# Size of workshop floor dimensions



## Mutley Racers (22 Feb 2018)

Hi guys. Can anyone tell me what is the minimum size of floor area for a workshop which has all the usual tools and be able to cut up 8x4 sheets and have wood storage.

Thanks all. Appreciate the advice


----------



## MattRoberts (22 Feb 2018)

A single garage, 3m x 5m


----------



## pcb1962 (22 Feb 2018)

MattRoberts":mvg44u8h said:


> A single garage, 3m x 5m



Hmm, I think you'll struggle to cut up an 8x4 sheet in a single garage containing "all the usual tools", I certainly do


----------



## dzj (23 Feb 2018)

If you are very creative, you could manage in a single car garage, but a comfortable shop
shouldn't be under 100m2.


----------



## MattRoberts (23 Feb 2018)

pcb1962":2h5nl4om said:


> MattRoberts":2h5nl4om said:
> 
> 
> > A single garage, 3m x 5m
> ...


I manage fine in mine, and I have all the 'usual' tools and probably a lot more


----------



## PAC1 (23 Feb 2018)

It depends how you want to cut the sheet of plywood. On a table saw then you need 17' by 9' area for the saw. With a Rail and Saw you just need enough room to stand one side of the sheet so 10' by 6'


----------



## MikeG. (23 Feb 2018)

Maybe a drawing will help you.
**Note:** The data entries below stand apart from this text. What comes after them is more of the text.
extern "C" int tgp_dense_pool_select_f32(const float* X, const float* A, const float* W, const float* bias,
                                         const unsigned char* mask, int64_t B, int64_t N, int64_t K, int64_t F,
                                         int flags, float eps, float loss_eps, float* S_out, float* x_pool,
// ... 140 lines not shown
    (void)hipFuncSetAttribute(reinterpret_cast<const void*>(dense_pool_small_kernel<false, true>),
                              hipFuncAttributeMaxDynamicSharedMemorySize,
                              static_cast<int>(SG_WAVES * SG_WAVE_FLOATS * sizeof(float)));
    hipLaunchKernelGGL((dense_pool_small_kernel<false, true>), dim3(grid), dim3(64 * SG_WAVES),
                       SG_WAVES * SG_WAVE_FLOATS * sizeof(float), stream, q);
    return check_launch("tgp_dense_pool_f32(small)");
  }
  static const int no_medium = getenv("TGP_NO_MEDIUM_GRAPH_KERNEL") ? 1 : 0;
  static const int kMediumMinGraphs = getenv("TGP_MEDIUM_MIN_GRAPHS") ? atoi(getenv("TGP_MEDIUM_MIN_GRAPHS")) : 8;
  static const int kMediumMaxLds = getenv("TGP_MEDIUM_MAX_LDS") ? atoi(getenv("TGP_MEDIUM_MAX_LDS")) : 152 * 1024;
  if (!no_medium && K <= 64 && B >= kMediumMinGraphs && reinterpret_cast<uintptr_t>(S) % 4 == 0) {
    const int64_t npad = (N + 31) / 32 * 32;
    const size_t lds = K <= 32 ? medium_lds_bytes<1>(npad) : medium_lds_bytes<2>(npad);
    const bool fits32 = static_cast<int64_t>(N) * (N > F ? N : F) * 4 < (1ll << 31) - 4096;
    if (lds <= static_cast<size_t>(kMediumMaxLds) && fits32) {
      MediumArgs q{S, want_a ? A : nullptr, want_x ? X : nullptr, static_cast<int>(B), static_cast<int>(N),
                   static_cast<int>(K), static_cast<int>(F), flags, eps, want_x ? x_pool : nullptr,
                   want_a ? adj_raw : nullptr, want_a ? adj_pool : nullptr, static_cast<int>(npad), graph_sizes};
      static const int force_waves = getenv("TGP_MEDIUM_WAVES") ? atoi(getenv("TGP_MEDIUM_WAVES")) : 0;
      const int64_t strips = (want_a ? (N + 31) / 32 : 0) + (want_x ? (F + 31) / 32 : 0);
      const bool eight = force_waves ? force_waves == 8 : (strips >= 8 && lds > 80 * 1024);
      const dim3 g(static_cast<unsigned>(B));
      if (K <= 32) {
        if (eight) hipLaunchKernelGGL((dense_pool_medium_kernel<1, 4, 8>), g, dim3(512), lds, stream, q);
        else hipLaunchKernelGGL((dense_pool_medium_kernel<1>), g, dim3(256), lds, stream, q);
      } else {
        if (eight) hipLaunchKernelGGL((dense_pool_medium_kernel<2, 2, 8>), g, dim3(512), lds, stream, q);
        else hipLaunchKernelGGL((dense_pool_medium_kernel<2, 2>), g, dim3(256), lds, stream, q);
      }
      return check_launch("tgp_dense_pool_f32(medium)");
    }
  }
  TGP_REQUIRE(ws && ws_bytes >= tgp_dense_pool_workspace_bytes(B, N, K, F), TGP_ERR_WORKSPACE,
              "tgp_dense_pool_f32: workspace too small");
  const DensePlan p = dense_plan(B, N, K, F);
  Carver cv(ws);
  float* U = cv.take<float>(p.u_floats);
  return dense_pool_tiled(S, A, X, B, N, K, F, flags, eps, x_pool, adj_raw, adj_pool, U, K, nullptr, p, cv, stream,
                          false);
}

static int dense_pool_tiled(const float* S, const float* A, const float* X, int64_t B, int64_t N, int64_t K, int64_t F,
                            int flags, float eps, float* x_pool, float* adj_raw, float* adj_pool, float* U, int64_t ldu,
                            float* gram, const DensePlan& p, Carver& cv, hipStream_t stream, bool keep_u) {
  const bool want_x = X && x_pool && F > 0;
  const bool want_a = A && (adj_raw || adj_pool);
  float* aslab = cv.take<float>(p.aslab_floats);
  float* xslab = cv.take<float>(p.xslab_floats);
  float* postws = cv.take<float>(p.post_floats);
  float* colpart = cv.take<float>(p.colsum_floats);
  float* gslab = gram ? cv.take<float>(p.aslab_floats) : nullptr;

  const int fold = (want_a && !keep_u && !gram) ? fold_tiles(N, K, F) : 0;
  if (fold > 0 && fold <= PR_MAX_SPLITS && static_cast<size_t>(B) * fold * K * K <= p.aslab_floats &&
      post_rows_ok(K, flags, aslab, adj_raw, adj_pool) &&
      reinterpret_cast<uintptr_t>(xslab) % 16 == 0) {
    GemmArgs g{};
    g.A = A; g.lda = N; g.sA = N * N;
    g.M = static_cast<int>(N); g.Kd = static_cast<int>(N);
    g.rhs[0] = GemmRhs{S, aslab, static_cast<int>(K), K, K, N * K, static_cast<long>(fold) * K * K, K * K};
    if (want_x) g.rhs[1] = GemmRhs{X, xslab, static_cast<int>(F), F, F, N * F, static_cast<long>(fold) * K * F, K * F};
    g.splits = 1; g.k_per_split = static_cast<int>((N + BK - 1) / BK * BK);
    g.colsum = colpart;
    g.colsum_skip_diag = (flags & TGP_REMOVE_SELF_LOOPS) ? 1 : 0;
    const bool folded = (flags & TGP_ADJ_TRANSPOSED) ? launch_gemm_fold<true>(g, static_cast<int>(B), stream)
                                                     : launch_gemm_fold<false>(g, static_cast<int>(B), stream);
    if (folded) {
      PostRowsArgs r{};
      r.slab = aslab; r.splits = fold; r.s_split = K * K; r.s_batch = static_cast<long>(fold) * K * K;
      r.colsum = (flags & TGP_DEGREE_NORM) ? colpart : nullptr; r.tiles_m = 1;
      r.K = static_cast<int>(K); r.flags = flags; r.eps = eps; r.raw = adj_raw; r.dst = adj_pool;
      if (want_x) {
        r.xslab = xslab; r.xs_split = K * F; r.xs_batch = static_cast<long>(fold) * K * F;
        r.F = static_cast<int>(F); r.x_pool = x_pool;
      }
      const unsigned grid = static_cast<unsigned>(B * ((K + PR_ROWS - 1) / PR_ROWS));
      r.main_blocks = static_cast<int>(grid);
      hipLaunchKernelGGL(post_rows_kernel, dim3(grid), dim3(512), 0, stream, r);
      return check_launch("tgp_dense_pool_f32");
    }
  }
  if (want_a) {
    GemmArgs g{};
    g.A = A; g.lda = N; g.sA = N * N;
    g.M = static_cast<int>(N); g.Kd = static_cast<int>(N);
    g.rhs[0] = GemmRhs{S, U, static_cast<int>(K), K, ldu, N * K, N * ldu, 0};
    g.splits = 1; g.k_per_split = static_cast<int>((N + BK - 1) / BK * BK);
    if (flags & TGP_ADJ_TRANSPOSED) launch_gemm_skip_zeros<true>(g, static_cast<int>(B), stream);
    else launch_gemm_skip_zeros<false>(g, static_cast<int>(B), stream);
  }
  if (want_a || want_x) {
    GemmArgs h{};
    h.A = S; h.lda = K; h.sA = N * K;
    h.M = static_cast<int>(K); h.Kd = static_cast<int>(N);
    h.splits = p.splits; h.k_per_split = p.k_per_split;
    h.force_bm = p.tile_m; h.force_bn = p.tile;
    const GemmRhs ra{U, aslab, static_cast<int>(K), ldu, K, N * ldu, static_cast<long>(p.splits) * K * K, K * K};
    const GemmRhs rx{X, xslab, static_cast<int>(F), F, F, N * F, static_cast<long>(p.splits) * K * F, K * F};
    const GemmRhs rg{S, gslab, static_cast<int>(K), K, K, N * K, static_cast<long>(p.splits) * K * K, K * K};
    int nr = 0;
    if (want_a) h.rhs[nr++] = ra;
    if (want_x) h.rhs[nr++] = rx;
    if (gram) h.rhs[nr++] = rg;
    if (want_a && post_rows_ok(K, flags, aslab, adj_raw, adj_pool) && p.tile == 64 && p.tile_m == 64 &&
        p.splits <= PR_MAX_SPLITS && p.splits * ((K + 63) / 64) <= 2 * PR_MAX_SPLITS) {
      h.colsum = colpart;
      h.colsum_skip_diag = (flags & TGP_REMOVE_SELF_LOOPS) ? 1 : 0;
    }
    int tiles_m = 0;
    const bool have_colsum = launch_gemm<true>(h, static_cast<int>(B), stream, &tiles_m);
    if (have_colsum) {
      PostRowsArgs r{};
      r.slab = aslab; r.splits = p.splits; r.s_split = K * K; r.s_batch = static_cast<long>(p.splits) * K * K;
      r.colsum = (flags & TGP_DEGREE_NORM) ? colpart : nullptr; r.tiles_m = tiles_m;
      r.K = static_cast<int>(K); r.flags = flags; r.eps = eps; r.raw = adj_raw; r.dst = adj_pool;
      if (want_x) {
        r.xslab = xslab; r.xs_split = K * F; r.xs_batch = static_cast<long>(p.splits) * K * F;
        r.F = static_cast<int>(F); r.x_pool = x_pool;
      }
      unsigned grid = static_cast<unsigned>(B * ((K + PR_ROWS - 1) / PR_ROWS));
      r.main_blocks = static_cast<int>(grid);
      if (gram) {
        r.gslab = gslab; r.gram = gram;
        grid *= 2;
      }
      hipLaunchKernelGGL(post_rows_kernel, dim3(grid), dim3(512), 0, stream, r);
      return check_launch("tgp_dense_pool_f32");
    }
  }
  if (gram) {
    const long total = K * K;
    int gx = static_cast<int>((total + 255) / 256);
    if (gx > 64) gx = 64;
    hipLaunchKernelGGL(combine_slabs_kernel, dim3(gx, static_cast<unsigned>(B)), dim3(256), 0, stream, gslab,
                       p.splits, K * K, static_cast<long>(p.splits) * K * K, total, gram);
  }
  bool x_done = !want_x;
  if (want_a) {
    PostArgs q{};
    q.src = aslab; q.splits = p.splits; q.s_split = K * K; q.s_batch = static_cast<long>(p.splits) * K * K;
    q.ld_src = K; q.K = static_cast<int>(K); q.flags = flags; q.eps = eps; q.raw = adj_raw; q.dst = adj_pool;
    const XCombineArgs xc{xslab, p.splits, K * F, static_cast<long>(p.splits) * K * F, K * F, x_pool, 0};
    if (launch_post(q, B, postws, stream, want_x ? &xc : nullptr)) x_done = true;
  }
  if (!x_done) {
    const long total = K * F;
    int gx = static_cast<int>((total + 255) / 256);
    if (gx > 64) gx = 64;
    hipLaunchKernelGGL(combine_slabs_kernel, dim3(gx, static_cast<unsigned>(B)), dim3(256), 0, stream, xslab,
                       p.splits, K * F, static_cast<long>(p.splits) * K * F, total, x_pool);
  }
  return check_launch("tgp_dense_pool_f32");
}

Here is my workshop, with dimensions. I have dropped in a 2.4x1.2 sheet to illustrate the area available to work on such a sheet. Note that I don't actually have a tablesaw, but have allowed the space for one. If you have one, then you can see that space in a single garage (typically 6m x c4m) is a bit tight if you wnat to lay out a full sheet of ply/ MDF, but that it is do-able.


----------



## Mutley Racers (25 Feb 2018)

Hi Guys. Thanks for all the posts. Definitely given me some food for thought on size needed and where to position tools etc. Now need to get on with a design


----------